Home / Engineering / Engineering principles

How we launched docs.github.com

ICYMI: docs.github.com is the new place to discover all of GitHub’s product documentation! We recently completed a major overhaul of GitHub’s documentation websites. When you visit docs.github.com today, you’ll see…

Sarah Schneider·@sarahs

July 2, 2020 | Updated May 6, 2021

| 10 minutes

ICYMI: docs.github.com is the new place to discover all of GitHub’s product documentation!

We recently completed a major overhaul of GitHub’s documentation websites. When you visit docs.github.com today, you’ll see content from the former help.github.com and developer.github.com sites in a unified experience.

Our engineering goals were two-fold: 1) improve the reading and navigation experience for GitHub’s users; 2) improve the suite of tools that GitHub’s writers use to create and publish documentation.

Combining the content was the last of several complex projects we completed to reach these goals. Here’s the story behind this years-long effort, undertaken in collaboration with GitHub’s Product Documentation team and many other contributors.

A brief history of the docs sites

Providing separate docs sites for different audiences was the right choice for us for many years. But our plans evolved along with GitHub’s products. Over time, we aspired to help an international audience use GitHub by:

Offering multi-language support for all content
Scaling docs for new products
Autogenerating API reference docs
Providing interactive experiences
Allowing anyone to easily contribute documentation

We couldn’t do these things when we had two static sites, each with its own codebase, its own way of organizing content, and its own markup conventions. Efforts were made to streamline the tooling over the years, but they were limited by the nature of static builds.

To achieve our goals, we determined we needed to write a custom dynamic backend, and eventually, combine the content.

Only fixing what was broken

Our docs sites were previously hosted on GitHub Pages using Jekyll practices: a content directory full of Markdown files and a data directory full of YAML files. This is a great setup for simple sites, and it worked for us for a long time. Although we outgrew Jekyll tooling, the writing conventions based in Markdown and YAML worked well. So we kept them, and we built the dynamic site around them.

Keeping these conventions let us alleviate pain points in the tooling without introducing a new paradigm for technical writing and asking writers to learn it. It also meant that writers could continue publishing content that helps people use GitHub in the old system while we built the new one.

What was broken?

We outgrew static site tooling for a number of reasons. A big factor was the complexity of versioning content for our GitHub Enterprise Server product.

We release a new version of GitHub Enterprise Server every three months, and we support docs for each version for one year before we deprecate them. At any time, we provide docs for four versions of GitHub Enterprise Server.

We handle this complexity by single-sourcing our docs. This means we provide multiple versions of each article, and a dropdown on the site lets users switch between versions. Here’s how it looked in the old help.github.com:

Versioning can be hard. Some articles are available in all versions. Some are GitHub.com-only. Some are Enterprise Server-only.

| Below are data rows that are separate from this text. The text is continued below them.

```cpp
typedef struct kvz_hip_cu_dbk {
  uint8_t type;
  uint8_t depth, tr_depth, part_size;
  uint8_t cbf_y;
  uint8_t mv_dir;
  int8_t  mv_ref[2];
  int16_t ref_id[2];
  int16_t mv[2][2];
} kvz_hip_cu_dbk;
void kvz_hip_dev_deblock_frames_inter(uint8_t *frames, int width, int height, int n_frames, const kvz_hip_cu_dbk *info, int qp, int beta_offset_div2,
                                      int tc_offset_div2, int slice_is_b);
// ... 131 lines not shown
```

### kvazaar_amd/csrc/kvz_ctu.hpp

```cpp
#pragma once
#include <type_traits>
#include "../../include/kvz_hip_types.h"
#include "kvz_ops.hpp"
#include "kvz_rdoq.hpp"
#include "kvz_recon.hpp"
#include "kvz_residual.hpp"
#include "kvz_select.hpp"

namespace kvz {

#define KVZ_CTU_THREADS 128
#ifdef KVZ_HOSTSIM
#define KVZ_FOR_THREADS(tid) for (int tid = 0; tid < KVZ_CTU_THREADS; ++tid)
#ifdef KVZ_HOSTSIM_COUNT_SYNCS
static unsigned long long g_kvz_syncs;
#define KVZ_SYNC() (++g_kvz_syncs)
#else
#define KVZ_SYNC()
#endif
#define KVZ_LDS_ADD(p, v) (*(p) += (v))
#else
#define KVZ_FOR_THREADS(tid) for (int tid = (threadIdx.x + lane_rot) & (KVZ_CTU_THREADS - 1), once_ = 1; once_; once_ = 0)
#define KVZ_SYNC() __syncthreads()
#define KVZ_LDS_ADD(p, v) atomicAdd((p), (v))
// ... 62 lines not shown
  const unsigned t = __builtin_amdgcn_alignbit(x, x, 16);
  Pk16 sw, r;
  __builtin_memcpy(&sw, &t, 4);
  r = a * pk_make(1, -1) + sw;
  unsigned rr;
  __builtin_memcpy(&rr, &r, 4);
  return __builtin_amdgcn_sad_u16(rr, 0x80008000u, acc);
}
#define KVZ_PK_BIAS pk_make(-32768, 0)
#endif

#ifndef KVZ_HOSTSIM
}
#include "kvz_mfma.hpp"
namespace kvz {
#endif

#define KVZ_PROF_PU_AT (2 * KVZ_P_COUNT + 16)
#define KVZ_PROF_W32_AT (4 * KVZ_P_COUNT + 16)
#define KVZ_PROF_WORDS (6 * KVZ_P_COUNT + 16)
enum { KVZ_P_INIT = 0, KVZ_P_REFS, KVZ_P_PRED35, KVZ_P_SATD, KVZ_P_SELECT, KVZ_P_RPRED, KVZ_P_FDCT, KVZ_P_QUANT, KVZ_P_IDCT, KVZ_P_RECON,
       KVZ_P_COST, KVZ_P_COPY, KVZ_P_FINISH, KVZ_P_MISC, KVZ_P_COEFFBITS, KVZ_P_RDOQ, KVZ_P_COUNT };
#if defined(KVZ_CTU_PROFILE) && !defined(KVZ_HOSTSIM)
#define KVZ_PROF(cat) prof_mark(cat)
#define KVZ_PROF_SYNC(cat) do { KVZ_SYNC(); prof_mark(cat); } while (0)
#else
#define KVZ_PROF(cat)
#define KVZ_PROF_SYNC(cat)
#endif

// ... 750 lines not shown
        s->ref[c][side][k] = have ? base[off] : (u8)128;
        if (c) s->ref[2][side][k] = have ? base[off + dv] : (u8)128;
      }
    }
    KVZ_SYNC();
    KVZ_FOR_THREADS(tid) {
      if (luma) {
        const int n = 2 * (1 << log2w_y) + 1;
        for (int i = tid; i < 2 * n; i += KVZ_CTU_THREADS) {
          const int side = i >= n, k = side ? i - n : i;
          s->fref[side][k] = luma_filtered_ref(&s->ref[0][0][0], n, i);
        }
      }
      const int c = mover_lane(tid) - (KVZ_CTU_THREADS - 3);
      if (c >= 0 && ((c == 0 && luma) || (c > 0 && chroma))) {
        const int l2 = c ? log2w_c : log2w_y, w = 1 << l2;
#ifdef KVZ_HOSTSIM
        s->dcval[c] = (u8)dc_value(l2, s->ref[c][0], s->ref[c][1]);
#else
        u32 sum = 0;
        for (int i = 0; i < w; i += 4) {
          u32 a, b;
          __builtin_memcpy(&a, &s->ref[c][0][1 + i], 4);
          __builtin_memcpy(&b, &s->ref[c][1][1 + i], 4);
          sum = __builtin_amdgcn_sad_u8(a, 0u, sum);
          sum = __builtin_amdgcn_sad_u8(b, 0u, sum);
        }
        s->dcval[c] = (u8)((sum + w) >> (l2 + 1));
#endif
      }
    }
    KVZ_SYNC();
    KVZ_PROF(KVZ_P_REFS);
  }

  KVZ_DEV u8 predict_pixel(int log2w, int mode, int c, int x, int y) const
  {
    const int w = 1 << log2w;
    const u8 *top = s->ref[c][0], *left = s->ref[c][1];
    if (c == 0 && luma_reads_filtered(log2w, mode)) { top = s->fref[0]; left = s->fref[1]; }
    if (mode == 0) return planar_pixel(log2w, x, y, top, left);
    if (mode == 1) {
      const int dc = s->dcval[c];
// ... 26 lines not shown
      const u8 *pa = a + r * as, *pb = b + r * bs;
      int d[8];
      for (int x = 0; x < 8; x++) d[x] = (int)pa[x] - (int)pb[x];
      int u0, u1, u2, u3;
      if (col & 4) { u0 = d[0] - d[4]; u1 = d[1] - d[5]; u2 = d[2] - d[6]; u3 = d[3] - d[7]; }
      else { u0 = d[0] + d[4]; u1 = d[1] + d[5]; u2 = d[2] + d[6]; u3 = d[3] + d[7]; }
      const int v0 = (col & 2) ? u0 - u2 : u0 + u2, v1 = (col & 2) ? u1 - u3 : u1 + u3;
      t[r] = (col & 1) ? v0 - v1 : v0 + v1;
    }
    KVZ_HAD8(t[0], t[1], t[2], t[3], t[4], t[5], t[6], t[7]);
    u32 sum = 0;
    for (int r = 0; r < 8; r++) sum += (u32)iabs(t[r]);
    return sum;
  }

#ifndef KVZ_HOSTSIM
  KVZ_DEV static Pk16 as_pk16(U16x2 v) { Pk16 r; __builtin_memcpy(&r, &v, 4); return r; }
  KVZ_DEV static void widen8(const u8 *p, U16x2 out[4])
  {
    unsigned w[2];
    __builtin_memcpy(w, p, 8);
    out[0] = widen(0, w[0], 0x0c010c00u); out[1] = widen(0, w[0], 0x0c030c02u); out[2] = widen(0, w[1], 0x0c010c00u); out[3] = widen(0, w[1], 0x0c030c02u);
  }
#endif
  template <bool PAIR>
  KVZ_DEV u32 angular_block_satd(int log2w, int mode, int bx, int by, int xl, int yl, int half) const
  {
    const int w = 1 << log2w;
    const bool big = S32 && log2w == 5;
    const bool flat = mode < 2;
    const bool vertical = mode >= 18 || flat;
    const int disp = s->mode_disp[mode];
    const int p0 = vertical ? bx : by, q0 = vertical ? by : bx;
    const u8 *mr;
    if (disp < 0) mr = big ? mref32() + (mode - 11) * KVZ_MREF32_STRIDE + KVZ_MREF32_ORG : s->mref[mode - 11] + KVZ_MREF_ORG;
    else {
      const bool filt = imin(iabs(mode - 26), iabs(mode - 10)) > (log2w == 3 ? 7 : (log2w == 4 ? 1 : 0));
      mr = filt ? s->fref[vertical ? 0 : 1] : s->ref[0][vertical ? 0 : 1];
    }
// ... 81 lines not shown
#ifndef KVZ_HOSTSIM
      return sum;
#endif
    }
    return 2 * sum;
  }

#ifndef KVZ_HOSTSIM
  KVZ_DEV u32 angular_group_satd(const SatdWalsh &wm, const dev_int4 rows[2], const dev_int4 o[2]) const
  {
    dev_int4 p[2];
    satd_rows_predict(&s->ref[0][0][0], rows, p);
    return satd8_group_mfma(wm, p, o);
  }

  KVZ_DEV u32 flat_block_satd8(int log2w, int mode, int bx, int by, int xl, int yl, int lane) const
  {
    const int w = 1 << log2w, r = lane & 7, y = by + r;
    U16x2 o[4], v[4];
    widen8(org_at(0, xl + bx, yl + y), o);
    if (mode == 0) {
      const u8 *top = s->fref[0], *left = s->fref[1];
      const int tr = top[w + 1], bl = left[w + 1], l = left[y + 1];
      U16x2 tp[4];
      widen8(top + bx + 1, tp);
      const U16x2 dl = splat16(tr - l), wy = splat16(w - 1 - y), hb = splat16((w - 1) * l + tr + (y + 1) * bl + w);
#pragma unroll
      for (int j = 0; j < 4; j++) {
        U16x2 xs;
        xs.x = (unsigned short)(bx + 2 * j); xs.y = (unsigned short)(bx + 2 * j + 1);
        v[j] = (xs * dl + (tp[j] * wy + hb)) >> (unsigned short)(log2w + 1);
      }
    } else if (mode == 1) {
      const u8 *top = s->ref[0][0], *left = s->ref[0][1];
      const int dc = s->dcval[0];
      U16x2 tp[4];
      widen8(top + bx + 1, tp);
#pragma unroll
      for (int j = 0; j < 4; j++) v[j] = y == 0 ? (U16x2)((tp[j] + splat16(3 * dc + 2)) >> (unsigned short)2) : splat16(dc);
      if (bx == 0) v[0].x = (unsigned short)(y == 0 ? (left[1] + 2 * dc + top[1] + 2) >> 2 : (left[y + 1] + 3 * dc + 2) >> 2);
    } else {
      widen8(s->fref[0] + bx + y + 2, v);
    }
    Pk16 d[4];
#pragma unroll
    for (int j = 0; j < 4; j++) d[j] = as_pk16(v[j] - o[j]);
    if (r == 0) d[0] = pk_add(d[0], KVZ_PK_BIAS);
    {
      const Pk16 a0 = pk_add(d[0], d[2]), a1 = pk_add(d[1], d[3]), a2 = pk_sub(d[0], d[2]), a3 = pk_sub(d[1], d[3]);
      d[0] = pk_add(a0, a1); d[1] = pk_sub(a0, a1); d[2] = pk_add(a2, a3); d[3] = pk_sub(a2, a3);
    }
#define KVZ_FLAT8_STAGE(ctrl, bit)                                                                          \
    {                                                                                                       \
      const Pk16 sgn = pk_make((lane & (bit)) ? -1 : 1, (lane & (bit)) ? -1 : 1);                           \
      _Pragma("unroll") for (int j = 0; j < 4; j++) {                                                       \
        int mine;                                                                                           \
        __builtin_memcpy(&mine, &d[j], 4);                                                                  \
        const int theirs = __builtin_amdgcn_update_dpp(0, mine, ctrl, 0xF, 0xF, true);                       \
        Pk16 ot;                                                                                            \
        __builtin_memcpy(&ot, &theirs, 4);                                                                  \
        d[j] = ot * sgn + d[j];                                                                             \
      }                                                                                                     \
    }
    KVZ_FLAT8_STAGE(0x141 , 4)
    KVZ_FLAT8_STAGE(0x4E , 2)
    KVZ_FLAT8_STAGE(0xB1 , 1)
#undef KVZ_FLAT8_STAGE
    u32 sum = pk_abs2_biased(d[3], pk_abs2_biased(d[2], pk_abs2_biased(d[1], pk_abs2_biased(d[0], 0))));
    sum += (u32)__builtin_amdgcn_update_dpp(0, (int)sum, 0xB1, 0xF, 0xF, true);
    sum += (u32)__builtin_amdgcn_update_dpp(0, (int)sum, 0x4E, 0xF, 0xF, true);
    sum += (u32)__builtin_amdgcn_update_dpp(0, (int)sum, 0x141, 0xF, 0xF, true);
    return sum;
  }
#endif

  template <int L2>
  KVZ_DEV void build_mref(int tid, const u32 *pre = nullptr)
  {
    constexpr int W = 1 << L2, NQ = 2 * W + 2, N = (15 * NQ + KVZ_CTU_THREADS - 1) / KVZ_CTU_THREADS;
    u8 vals[N];
    if constexpr (L2 != 5) {
      static_assert(N * KVZ_CTU_THREADS <= 512, "Tables::mref_tab rows");
      u32 e[N];
      for (int k = 0; k < N; k++) e[k] = pre ? pre[k] : tb->mref_tab[L2 - 3][tid + k * KVZ_CTU_THREADS];
      mref_copy<N>(&s->ref[0][0][0], e);
      return;
    }
    for (int k = 0; k < N; k++) {
// ... 77 lines not shown
  {
    const int log2w = 6 - depth, w = 1 << log2w, xl = x - cx, yl = y - cy, nblk = (w >> 3) * (w >> 3);
#ifndef KVZ_HOSTSIM
    u32 mref_pre[4] = { 0, 0, 0, 0 };
    if (!(S32 && log2w == 5)) {
      const u32 *row = tb->mref_tab[log2w - 3] + ((threadIdx.x + lane_rot) & (KVZ_CTU_THREADS - 1));
      for (int k = 0; k < 4; k++) mref_pre[k] = row[k * KVZ_CTU_THREADS];
    }
    dev_int4 rows_pre[2][2] = {};
    {
      const int t = (threadIdx.x + lane_rot) & (KVZ_CTU_THREADS - 1);
      if (log2w == 4 || (log2w == 3 && t < 64)) {
        const dev_int4 *row = reinterpret_cast<const dev_int4 *>(tb->satd_rows[log2w == 4 ? 1 + 2 * (t >> 6) : 0][t & 63]);
        rows_pre[0][0] = row[0]; rows_pre[0][1] = row[1];
        if (log2w == 4) { rows_pre[1][0] = row[2 * 64]; rows_pre[1][1] = row[2 * 64 + 1]; }
      }
    }
#endif
    build_refs(lv, x, y, log2w, depth == 3 ? 2 : log2w - 1, true, true, first);
    if (S32 && log2w == 5) {
      KVZ_FOR_THREADS(tid) {
        if constexpr (S32) build_mref<5>(tid);
        u8 *ot = org_t32();
        for (int e = tid; e < 1024; e += KVZ_CTU_THREADS) ot[e] = *org_at(0, xl + (e >> 5), yl + (e & 31));
        for (int v = tid; v < 35; v += KVZ_CTU_THREADS) s->satd_raw[v][0] = 0;
        if (tid == KVZ_CTU_THREADS - 1) {
          int left, above;
          neighbour_pair(lv, x, y, &left, &above);
          mpm_candidates(y, left, above, s->preds);
        }
// ... 48 lines not shown
      }
#else
      if (log2w == 4 || tid < 64) {
        const int lane = tid & 63;
        const SatdWalsh wm = satd8_walsh(tb, lane);
        dev_int4 o[2];
        satd_rows_source(&s->ref[0][0][0], org_at(0, xl, yl), rows_pre[0], o);
        const int p = (log2w == 4 ? 64 * (tid >> 6) : 0) + (lane & 31), mode = 2 + (p >> lb), b = p & (nblk - 1);
        const u32 v0 = angular_group_satd(wm, rows_pre[0], o);
        if (lane < 32) s->satd_raw[mode][b] = v0;
        if (log2w == 4) {
          const u32 v1 = angular_group_satd(wm, rows_pre[1], o);
          if (lane < 32) s->satd_raw[mode + 8][b] = v1;
        }
      }
      {
        const int t = KVZ_CTU_THREADS - 1 - tid;
        if (t < 24 * nblk) {
          const int mb = t >> 3, mi = mb >> lb, mode = mi == 0 ? 34 : mi - 1, b = mb & (nblk - 1), bx = (b & ((w >> 3) - 1)) * 8, by = (b >> (log2w - 3)) * 8;
          const u32 v = flat_block_satd8(log2w, mode, bx, by, xl, yl, tid);
          if ((tid & 7) == 0) s->satd_raw[mode][b] = v;
        }
      }
#endif
    }
    }
    KVZ_SYNC();
    KVZ_PROF(KVZ_P_SATD);
    KVZ_FOR_THREADS(tid) {
      if (tid >= kHookThread && tid < kHookThread + kCostEntries) cu_cost_prepare(lv, x, y, depth, tid - kHookThread);
      const int final_mode = replay_selection(tid, log2w, nblk);
      if (final_mode >= 0) {
        if (tid == 0) s->best_mode = final_mode;
#ifdef KVZ_HOSTSIM
        const int holders = 1;
#else
// ... 1839 lines not shown
```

Some have lots of internal conditionals, where a single paragraph or even a word may be relevant in some versions but not others. We also have workflows and tools for releasing new versions and deprecating old versions.

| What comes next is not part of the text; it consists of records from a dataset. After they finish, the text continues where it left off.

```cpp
struct RunJob {
  const float* mean;
  const float* istd;
  float* run_mean;
  float* run_var;
  int64_t rg;
  int C;
  int groups;
  float eps;
  float momentum;
};
constexpr int kRunJobs = 48;
struct RunJobs {
  RunJob j[kRunJobs];
// ... 71 lines not shown
int conv3x3_pick(const Im2col& g, int Cout);
struct ScExpandJob {
  const uint16_t* w;
  uint16_t* big;
  uint16_t* bigT;
  int cout, cin, H, W;
};
constexpr int kScMaxJobs = 32;
struct ScExpandJobs {
  ScExpandJob job[kScMaxJobs];
  int64_t start[kScMaxJobs + 1];
  int count;
};
void sc_expand(const ScExpandJobs& jobs, hipStream_t stream);
void sc_fold(const float* slab, int S, int G, int H, int W, int cout, int cin, void* out, bool out_bf16,
             int64_t gstride, hipStream_t stream);

bool dgrad_s2_ok(const Im2col& g, int Cout);
void dgrad_s2_nhwc(const uint16_t* dy, const uint16_t* w, const Im2col& g, int Cout, uint16_t* dx, const uint16_t* add,
                   int pm, hipStream_t stream);
bool conv3x3_nhwc(const uint16_t* x, const uint16_t* w, const Im2col& g, int Cout, uint16_t* y, const uint16_t* add,
                  int pmf, hipStream_t stream, float* stats = nullptr, int64_t rg = 0,
                  const uint8_t* add_mask = nullptr);
bool wgrad3x3_fits(const Im2col& g, int Cout, int64_t rg);
bool wgrad3x3_nhwc(const uint16_t* x, const uint16_t* dy, const Im2col& g, int Cout, int groups, int64_t rg,
                   int splits, void* out, bool out_bf16, int64_t split_stride, int64_t group_stride,
                   hipStream_t stream);
void maxpool_fwd_nhwc(const void* x, const Im2col& g, void* y, uint8_t* idx, hipStream_t stream, int dt = 1);
void maxpool_bwd_nhwc(const void* dy, const uint8_t* idx, const Im2col& g, void* dx, hipStream_t stream, int dt = 1);
int iwgrad_taps_per_block(int kw, int kh = 3, int C = 0, int Cout = 0);
void iwgrad_nhwc(const uint16_t* x, const uint16_t* dy, const Im2col& g, int Cout, int groups, int64_t rg,
                 int splits, void* out, bool out_bf16, int64_t split_stride, int64_t group_stride, hipStream_t stream,
                 const float* pro_scale = nullptr, const float* pro_shift = nullptr);
void col2im_nhwc(const uint16_t* dcol, const Im2col& g, uint16_t* dx, bool accumulate, hipStream_t stream);

}
}
```

garfield_amd/csrc/iconv_nhwc.hip:

```cpp
#include <cstdlib>

#include "bn_gpu.hpp"
#include "gar_device.hpp"

namespace garfield {
namespace gpu {
using namespace dev;
namespace {

constexpr int kWaves = 4;

__device__ __forceinline__ bf16x8 pro_frag(bf16x8 b, float sc, float sh) {
  const uint4 u = __builtin_bit_cast(uint4, b);
  const float x[8] = {__uint_as_float(u.x << 16), __uint_as_float(u.x & 0xffff0000u),
                      __uint_as_float(u.y << 16), __uint_as_float(u.y & 0xffff0000u),
                      __uint_as_float(u.z << 16), __uint_as_float(u.z & 0xffff0000u),
                      __uint_as_float(u.w << 16), __uint_as_float(u.w & 0xffff0000u)};
  float y[8];
#pragma unroll
  for (int i = 0; i < 8; ++i) y[i] = fmaxf(fmaf(x[i], sc, sh), 0.f);
  return __builtin_bit_cast(bf16x8, make_uint4(pack_bf16x2(y[0], y[1]), pack_bf16x2(y[2], y[3]),
                                               pack_bf16x2(y[4], y[5]), pack_bf16x2(y[6], y[7])));
}

template <int PM>
struct Frags {
  bf16x8 a[4];
  bf16x8 b[PM];
};

template <int PM, bool ADD>
__global__ __launch_bounds__(256) void k_iconv(const uint16_t* __restrict__ x, const uint16_t* __restrict__ w,
                                               Im2col g, int Cout, uint16_t* y, const uint16_t* add) {
// ... 822 lines not shown
#pragma unroll
    for (int j = 0; j < NT; ++j)
#pragma unroll
      for (int v = 0; v < 2; ++v) {
        bf16x8 bx =
            __builtin_bit_cast(bf16x8, __builtin_shufflevector(rb[j][2 * v], rb[j][2 * v + 1], 0, 1, 2, 3, 4, 5, 6, 7));
        if constexpr (PRO) bx = pro_frag(bx, psv[j][v], phv[j][v]);
#pragma unroll
        for (int u = 0; u < 2; ++u)
          acc[j][u][v] = __builtin_amdgcn_mfma_f32_16x16x32_bf16(a[u], bx, acc[j][u][v], 0, 0, 0);
      }
  }

#pragma unroll
  for (int j = 0; j < NT; ++j) {
    const int k0 = c0 + j * 64;
#pragma unroll
    for (int u = 0; u < 2; ++u)
#pragma unroll
      for (int v = 0; v < 2; ++v)
#pragma unroll
        for (int e = 0; e < 4; ++e) {
          const int co = co0 + (cf0 + u) * 16 + 4 * grp + e;
          const int64_t o = static_cast<int64_t>(sp) * split_stride + static_cast<int64_t>(gi) * group_stride +
                            static_cast<int64_t>(co) * K + k0 + (kf0 + v) * 16 + li;
          if constexpr (OUT_BF16) static_cast<uint16_t*>(out)[o] = f_to_bf16(acc[j][u][v][e]);
          else static_cast<float*>(out)[o] = acc[j][u][v][e];
        }
  }
}

constexpr int kW1Stage = 4 * 64 * 128;
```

What does single-sourcing look like under the hood? Writers use the Liquid templating language (another Jekyll holdover) to render version-specific content using if / else statements:

{% if page.version == 'dotcom' or page.version ver_gt '2.20' %}

Content relevant to new versions

{% else %}

Content relevant to old versions

{% endif %}

Statements like this are all over the content and data files.

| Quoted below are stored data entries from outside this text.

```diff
     }
     if (rows == 0) return HN_OK;
   }
-  if (rpb <= 0) {
-    const long work = rows * ncb * a.T;
-    const int cus = num_cus();
-    long rounds = (work + (long)cus * 128) / ((long)cus * 256);
-    if (rounds < 1) rounds = 1;
-    long wgs_per_tc = cus * rounds / ((long)ncb * a.T);
-    if (wgs_per_tc < 1) wgs_per_tc = 1;
-    rpb = (int)((rows + wgs_per_tc - 1) / wgs_per_tc);
-    if (rpb < 16) rpb = 16;
+  const int cus = num_cus();
+  long rounds = (rows * ncb * a.T + (long)cus * 128) / ((long)cus * 256);
+  if (rounds < 1) rounds = 1;
+  dim3 grid;
+  if (balanced) {
+    long wgs_per_cb = cus * rounds / ncb;
+    if (wgs_per_cb < a.T) wgs_per_cb = a.T;
+    a.rows_per_block = 0;
+    grid = dim3((unsigned)wgs_per_cb, (unsigned)ncb, 1);
+  } else {
+    if (rpb <= 0) {
+      long wgs_per_tc = cus * rounds / ((long)ncb * a.T);
+      if (wgs_per_tc < 1) wgs_per_tc = 1;
+      rpb = (int)((rows + wgs_per_tc - 1) / wgs_per_tc);
+      if (rpb < 16) rpb = 16;
+      if (a.num_ranges > 0) {
+        for (int it = 0; it < 64; ++it) {
+          long c = 0;
+          for (int k = 0; k < a.num_ranges; ++k) {
+            const int lo = ranges_host[2 * k], hi = ranges_host[2 * k + 1];
+            if (hi > lo) c += (hi - lo + rpb - 1) / rpb;
+          }
+          if (c <= wgs_per_tc) break;
+          rpb += (rpb + 31) / 32;
+        }
+      }
+    }
+    a.rows_per_block = rpb;
+    long chunks = (a.Nsrc + rpb - 1) / rpb;
     if (a.num_ranges > 0) {
-      for (int it = 0; it < 64; ++it) {
-        long c = 0;
-        for (int k = 0; k < a.num_ranges; ++k) {
-          const int lo = ranges_host[2 * k], hi = ranges_host[2 * k + 1];
-          if (hi > lo) c += (hi - lo + rpb - 1) / rpb;
-        }
-        if (c <= wgs_per_tc) break;
-        rpb += (rpb + 31) / 32;
-      }
-    }
-  }
-  a.rows_per_block = rpb;
-  long chunks = (a.Nsrc + rpb - 1) / rpb;
-  if (a.num_ranges > 0) {
-    chunks = 0;
-    for (int k = 0; k < a.num_ranges; ++k) {
-      const int lo = ranges_host[2 * k], hi = ranges_host[2 * k + 1];
-      if (hi > lo) chunks += (hi - lo + rpb - 1) / rpb;
-    }
-  }
-  dim3 grid((unsigned)chunks, (unsigned)ncb, (unsigned)a.T);
+      chunks = 0;
+      for (int k = 0; k < a.num_ranges; ++k) {
+        const int lo = ranges_host[2 * k], hi = ranges_host[2 * k + 1];
+        if (hi > lo) chunks += (hi - lo + rpb - 1) / rpb;
+      }
+    }
+    grid = dim3((unsigned)chunks, (unsigned)ncb, (unsigned)a.T);
+  }
   if (!windowed) {
     hipLaunchKernelGGL(k, grid, dim3(1024), lds, s, a);
   } else {
```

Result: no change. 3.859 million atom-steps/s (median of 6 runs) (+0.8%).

Static site generators are designed to do one build. They don’t build multiple versions of pages. To support our single-source approach in the Jekyll days, we had to create a backport process, in which writers would build Enterprise Server versions separately from building GitHub.com docs. Backport pull requests had to be reviewed, deployed to staging, and published as a separate process. Over the years, as we released new Enterprise Server versions, the tooling started to fray around the edges. Backports took a long time to build, did weird things, or got forgotten entirely. Ultimately, backports became a liability.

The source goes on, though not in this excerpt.